I'M ALIVE!!!

Apr 14, 2005 11:12

Do to misfortunes beyond my control... I am still very much alive.
*knocks on wood*
You really know who your friends are when the people that love you literally drop everything and take the time go out of their way and lives to come get your ass and spend five boring hours in a hospital with you. They will wait in the lobby, snarking at bad firemen movies, gab your ears off about anything and everything while your stuck in neckbrace that makes you look like one of those dogs with a cone on the head, and....
Just be there for you.

Last night around 8:13pm I got into a pretty bad car accident. It was a bad night to just be out driving period. Intuition ignored to not leave the house, but I went any way. Food and beer run, demmit. Sil_no_Kozi and Ventruechick pulled through for me, coming to get my ass and take me to the hospital. After a series of x-rays and catscans and wanted to put my pants back on while waiting for the doctor to check up on me.. I really, really love these guys. It's a true friendship. A fucking sisterhood that we look out for each other the way we do.

The brunt of my injuries were all to the head. A giant bump to the right side of my forehead that has it swelled up like a grapefruit and (newly discovered) a smaller one to the back of the head. Nothing bad just a very tender, bruised spot (discovered while showering). The new one was hardly noticable until I washed my hair and rubbed the back of my head, most likely got it from hitting the head cushion on the seat a little too hard.

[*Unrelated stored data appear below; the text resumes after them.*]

int64_t qvit_quant_error_workspace_bytes(int64_t rows, int64_t cols, int ncand);
int qvit_quant_error(const float* x, int64_t rows, int64_t cols, int64_t ldx, int qtype, const float* d,
                     const float* q_m, const float* t, int ncand, int accumulate, double* err, int64_t* nclip,
                     void* workspace, int64_t workspace_bytes, hipStream_t stream);

#define QVIT_QAT_SGD    0
#define QVIT_QAT_ADAM   1
#define QVIT_QAT_ADAMW  2
#define QVIT_QAT_WARMUP 0
#define QVIT_QAT_RANGE  1
#define QVIT_QAT_FIX    2
int qvit_qat_step(const void* tensors, int ntensors, const void* chunks, int64_t nchunks, int variant,
                  int first_step, float lr, float lr_quant, float first_momentum, float second_momentum,
                  float alpha1, float alpha2, float weight_decay, float bias_correction1, float bias_correction2,
                  float clip_lo, float clip_hi, hipStream_t stream);
int qvit_qat_quant_step(const void* quants, int nquants, int32_t* bits, int stage, int first_fix, int variant,
                        int first_step, float lr, float lr_quant, float first_momentum, float second_momentum,
                        float alpha1, float alpha2, float weight_decay, float bias_correction1,
                        float bias_correction2, float clip_lo, float clip_hi, int min_bit_wt, int max_bit_wt,
                        int min_bit_act, int max_bit_act, hipStream_t stream);

int qvit_prune_scores(const void* groups, int ngroups, const void* members, int nmembers, const void* items,
                      int64_t nitems, double* sums, int variant, int first_step, float lr, float lr_quant,
                      float first_momentum, float second_momentum, float alpha1, float alpha2, float weight_decay,
                      float bias_correction1, float bias_correction2, float clip_lo, float clip_hi,
                      hipStream_t stream);
int qvit_prune_scores_fold(const void* groups, int ngroups, const void* items, int64_t nitems, const double* sums,
                           const void* units, int64_t nunits, double* unit_sums, hipStream_t stream);
int qvit_prune_scores_finish(const void* groups, int ngroups, const void* items, int64_t nitems, const double* sums,
                             double w_magnitude, double w_avg_magnitude, double w_cosine, double w_taylor1,
                             double w_taylor2, float* scores, hipStream_t stream);
int qvit_prune_joint_scalars(const void* quants, int nquants, int variant, int first_step, float lr, float lr_quant,
                             float first_momentum, float second_momentum, float alpha1, float alpha2,
                             float weight_decay, float bias_correction1, float bias_correction2, float clip_lo,
                             float clip_hi, int min_bit_act, int max_bit_act, hipStream_t stream);
int qvit_prune_joint_reduce(const void* groups, int ngroups, const void* members, int nmembers, const void* items,
                            int64_t nitems, double* partials, int variant, int first_step, float lr, float lr_quant,
                            float first_momentum, float second_momentum, float alpha1, float alpha2,
                            float weight_decay, float bias_correction1, float bias_correction2, float clip_lo,
                            float clip_hi, hipStream_t stream);
int qvit_prune_joint_finish(const void* groups, int ngroups, const double* partials, int64_t npartials, double lr,
                            int period, int t_in_period, int min_bit_wt, int max_bit_wt, float* gamma, int32_t* info,
                            hipStream_t stream);
int qvit_prune_joint_apply(const void* groups, int ngroups, const void* members, int nmembers, const void* items,
                           int64_t nitems, const float* gamma, int variant, int first_step, float lr, float lr_quant,
                           float first_momentum, float second_momentum, float alpha1, float alpha2,
                           float weight_decay, float bias_correction1, float bias_correction2, float clip_lo,
                           float clip_hi, hipStream_t stream);

int qvit_gelu_f32(const float* x, int64_t n, float* y, hipStream_t stream);

int64_t qvit_layernorm_quant_backward_workspace_bytes(int64_t rows, int64_t cols);
int qvit_layernorm_quant_backward(const float* x, int64_t rows, int64_t cols, int64_t ldx,
                                  const float* gamma, const float* beta, float eps,
                                  int qtype, const float* d_quant, const float* q_m, const float* t_quant,
                                  float clip_lo, float clip_hi,
                                  const float* grad_y, int64_t ldg, float* grad_x, int64_t ldo,
                                  float* grad_gamma, float* grad_beta, float* grad_scalars ,
                                  void* workspace, int64_t workspace_bytes, hipStream_t stream);
int qvit_gelu_quant_i8(const float* h, int64_t rows, int64_t cols, int64_t ldh, int qtype,
                       const float* d_quant, const float* q_m, const float* t_quant, int levels,
                       int8_t* codes, int64_t ldc, int64_t kpad, hipStream_t stream);
int64_t qvit_gelu_quant_backward_workspace_bytes(int64_t n);
int qvit_gelu_quant_backward(const float* h, const float* grad_y, int64_t n, int qtype,
                             const float* d_quant, const float* q_m, const float* t_quant,
                             float clip_lo, float clip_hi, float* grad_h, float* grad_scalars ,
                             void* workspace, int64_t workspace_bytes, hipStream_t stream);

int qvit_pack_weight(const float* w, int64_t n, int64_t k, int64_t ldw, int qtype,
                     const float* d_quant, const float* q_m, const float* t_quant, int wfmt,
                     void* packed, int64_t npad, int64_t kpad, int32_t* overflow,
                     hipStream_t stream);

int qvit_pack_weight_w4r(const void* packed, int64_t npad, int64_t kpad, void* out, hipStream_t stream);

int qvit_pack_weight_w8r(const void* packed, int64_t npad, int64_t kpad, void* out, hipStream_t stream);

int qvit_pad_bias(const float* bias, int64_t n, float* out, int64_t npad, hipStream_t stream);

int qvit_im2col_quant_i8(const float* x, int64_t B, int64_t C, int64_t H, int64_t W,
                         int kh, int kw, int sh, int sw, int ph, int pw, int dh, int dw,
                         int qtype, const float* d_quant, const float* q_m, const float* t_quant,
                         int levels, int8_t* codes, int64_t ldc, int64_t kpad, hipStream_t stream);

int qvit_im2col_u8_i8(const uint8_t* img, int64_t B, int64_t C, int64_t H, int64_t W, int layout,
                      int kh, int kw, int sh, int sw, int ph, int pw, int dh, int dw,
                      const int8_t* code_table, int8_t* codes, int64_t ldc, int64_t kpad, hipStream_t stream);

int qvit_u8_normalize_f32(const uint8_t* img, int64_t B, int64_t C, int64_t H, int64_t W, int layout,
                          const float* value_table, float* out, hipStream_t stream);

int qvit_layernorm_quant_i8(const float* x, int64_t rows, int64_t cols, int64_t ldx,
                            const float* gamma, const float* beta, float eps,
                            int qtype, const float* d_quant, const float* q_m,
                            const float* t_quant, int levels,
                            int8_t* codes, int64_t ldc, int64_t kpad,
                            const void* code_table, hipStream_t stream);

int qvit_gemm(const int8_t* A, int64_t M, int64_t K, int64_t lda,
              const void* Wp, int wfmt, int64_t N, int64_t npad,
              const float* d_act, const float* d_wt, const float* bias,
              int epilogue, void* C, int64_t ldc,
              int out_qtype, const float* out_d, const float* out_qm, const float* out_t,
              int out_levels, const void* epi_table, hipStream_t stream);

int qvit_layernorm_quant_i8_t32(const float* x, int64_t rows, int64_t cols, int64_t ldx, const float* gamma,
                                const float* beta, float eps, int qtype, const float* d_quant, const float* q_m,
                                const float* t_quant, int levels, int8_t* codes, int64_t kpad,
                                const void* code_table, hipStream_t stream);
int qvit_gemm_a32_fits(int64_t K, int wfmt, int64_t N, int64_t npad, int epilogue);
int qvit_gemm_a32(const int8_t* A, int64_t M, int64_t K, const void* Wp, int wfmt, int64_t N, int64_t npad,
                  const float* d_act, const float* d_wt, const float* bias, int epilogue, void* C, int64_t ldc,
                  int out_qtype, const float* out_d, const float* out_qm, const float* out_t, int out_levels,
                  const void* epi_table, hipStream_t stream);

int qvit_gemm_wonly(const float* X, int64_t M, int64_t K, int64_t ldx, const void* Wp, int wfmt,
                    int64_t N, int64_t npad, const float* d_wt, const float* bias, float* Y, int64_t ldy,
                    float* workspace, int64_t workspace_bytes, hipStream_t stream);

For once my job is cooperative. I was lucky to get the store manager there last night, he left a message with the open shift manager Laura. She gave me a call today to ask me a question and I let her know what happened to me. She was sympathetic and told me not to worry about going into work on Friday, and to call her to let her know how I feel and if I'll be missing work on Monday as well. Friday will be nice to have off it gives me four days to recuperate. I don't think I'll need to miss work on Monday.

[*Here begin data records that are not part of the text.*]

# arielnetworks/tidal-wave

Hardware: AMD Instinct MI355X
Metric: image-pairs/sec @1080p Farneback (default params), 1/2/4/8 MI355X (higher is better)
Workload: dtype f32

## Files before the change

include/twflow_debug.h:

```cpp
#ifndef TWFLOW_DEBUG_H
#define TWFLOW_DEBUG_H

#include "twflow.h"

#ifdef __cplusplus
extern "C" {
#endif

int tw_debug_graphs(tw_engine* e);

tw_status tw_debug_check_size(int width, int height);

int tw_debug_occupancy(char* buf, int cap);

int tw_debug_stamps(tw_engine* e, unsigned long long* out);

int tw_debug_stamps_ex(tw_engine* e, unsigned long long* out, int n);

tw_status tw_debug_copy_rate(tw_engine* e, size_t bytes, int reps, double* gbps);

enum tw_debug_family {
    TW_DF_PYR_K3 = 0,
    TW_DF_PYR_K3F,
    TW_DF_PYR_23,
// ... 17 lines not shown
    TW_DF_SPAN_SCAN,
    TW_DF_PNG_UNFILTER,
    TW_DF_SPAN_SCAN_SEG,
    TW_DF_BLUR_SOLVE4Q,
    TW_DF_PAIR_SAME,
    TW_DF_RESIZE_U8,
    TW_DF_FLOW_INIT,
    TW_DF_FLOW_EXPORT,
    TW_DF_COUNT
};

int tw_debug_launch_counts(tw_engine* e, unsigned long long* counts, unsigned long long* last_z, int n, int reset);

int tw_debug_flow_iter_plan(const tw_engine* e, int width, int height, int npairs, int* out, int n);

int tw_debug_blur_plan(const tw_engine* e, int width, int height, int level, int npairs, int update, int quads, int* out, int n);

int tw_debug_same_flags(tw_engine* e, unsigned* out, int n);

tw_status tw_debug_png_kernel_time(tw_engine* e, const tw_png_rows* img, int waves, int iters, float* avg_us);

const char* tw_debug_family_name(int family);

int tw_debug_memory(tw_engine* e, unsigned long long* out, int n);

#ifdef __cplusplus
}
#endif
#endif
```

tidal-wave_amd/csrc/twflow.hip:

```cpp
#include "twflow_kernels.hip.h"

#include <hip/hip_runtime.h>
#include <unistd.h>

#include <dlfcn.h>
#include <float.h>
#include <math.h>
#include <stdio.h>
#include <stdlib.h>
#include <string.h>

#include <array>
#include <chrono>
#include <map>
#include <mutex>
#include <string>
#include <tuple>
#include <utility>
#include <vector>

#include "../../include/twflow.h"
#include "../../include/twflow_debug.h"

using namespace twk;
// ... 77 lines not shown
            if (sx >= sw - 1) { fx = 0; sx = sw - 1; }
        }
        t.xofs[dx] = sx;
        t.alpha[2 * dx] = 1.f - fx;
        t.alpha[2 * dx + 1] = fx;
    }
    for (int dy = 0; dy < dh; dy++) {
        float fy = (float)((dy + 0.5) * scale_y - 0.5);
        int sy = cv_floor(fy);
        fy -= sy;
        t.yofs[dy] = sy;
        t.beta[2 * dy] = 1.f - fy;
        t.beta[2 * dy + 1] = fy;
    }
}

struct AreaTab {
    int mode = 2, ix = 1, iy = 1;
    std::vector<int> xstart, xsi, ystart, ysi;
    std::vector<float> xalpha, ybeta;
};
void area_tab_1d(int ssize, int dsize, double scale, std::vector<int>& start, std::vector<int>& si, std::vector<float>& alpha)
{
    start.assign(dsize + 1, 0);
    si.clear();
    alpha.clear();
    for (int dx = 0; dx < dsize; dx++) {
        start[dx] = (int)si.size();
        const double fsx1 = dx * scale;
        const double fsx2 = fsx1 + scale;
// ... 127 lines not shown
    int w = 0, h = 0, ld = 0;
    long long ps = 0;
    double sigma = 0, scale = 1;
    int ksize = 3;
    int chunk = 1;
    int *d_xofs = nullptr, *d_yofs = nullptr;
    float *d_alpha = nullptr, *d_beta = nullptr, *d_kern = nullptr;
    int mode = 1, xmax = 0, nrows_max = 0;
    float h_kern[3] = {0, 0, 0};
    std::vector<float> h_taps;
    int pitch_b = 0;
    int gen_th = PYR_TH, gen_nrows_max = 0;
    int *d_uxofs = nullptr, *d_uyofs = nullptr;
    float *d_ualpha = nullptr, *d_ubeta = nullptr;
    int uxmax = 0;
};
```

My mom's still pretty upset I think, she hides it well though. Even though I am her main concern she is still displeased about me totalling her car, which I understand completely. I cried several times last night while I sat stupified on the curb. Not because I was in pain, but because of the huge amount of guilt I felt for ruining her vehicle. It puts her at a great disadvantage now, since she has lost her main transportation and there isn't anything I can readily do to replace it for her. I'm going to have to figure out a way to make it up to her. Right now she's not really talking to me, but she isn't yelling either. This is a good thing.

So far I seem to be doing well with the Percocet. Nice floaty feelings makes the world a lovely place.